Exercise aim. Output each entry exactly as written.

Available data.
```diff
@@ -1160,7 +1193,7 @@
 }
 void launch_expand_round_res(const DevParams& P, uint32_t* v, size_t v_stride, uint32_t* xr, size_t xr_stride, int nq,
                              const ExpandRound& R, const uint32_t* neg1_r, cudaStream_t s) {
-  const size_t smem = (size_t)2 * NTT_SMEM_WORDS * 4 + (size_t)POLY * 8 + (size_t)HI_TW * 8;
+  const size_t smem = kWarpBufBytes + (size_t)POLY * 8 + kTw2Bytes;
   opt_in_smem(k_expand_round_res, (int)smem);
   g_kernel_launches += 2;
   k_expand_intt<<<dim3((unsigned)R.num_in, 2, nq), 256, 0, s>>>(P, v, v_stride, xr, xr_stride, R);
```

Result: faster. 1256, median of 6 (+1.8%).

Answer box.
```diff
@@ -1160,7 +1193,7 @@
 }
 void launch_expand_round_res(const DevParams& P, uint32_t* v, size_t v_stride, uint32_t* xr, size_t xr_stride, int nq,
                              const ExpandRound& R, const uint32_t* neg1_r, cudaStream_t s) {
-  const size_t smem = (size_t)2 * NTT_SMEM_WORDS * 4 + (size_t)POLY * 8 + (size_t)HI_TW * 8;
+  const size_t smem = kWarpBufBytes + (size_t)POLY * 8 + kTw2Bytes;
   opt_in_smem(k_expand_round_res, (int)smem);
   g_kernel_launches += 2;
   k_expand_intt<<<dim3((unsigned)R.num_in, 2, nq), 256, 0, s>>>(P, v, v_stride, xr, xr_stride, R);
```

Result: faster. 1256, median of 6 (+1.8%).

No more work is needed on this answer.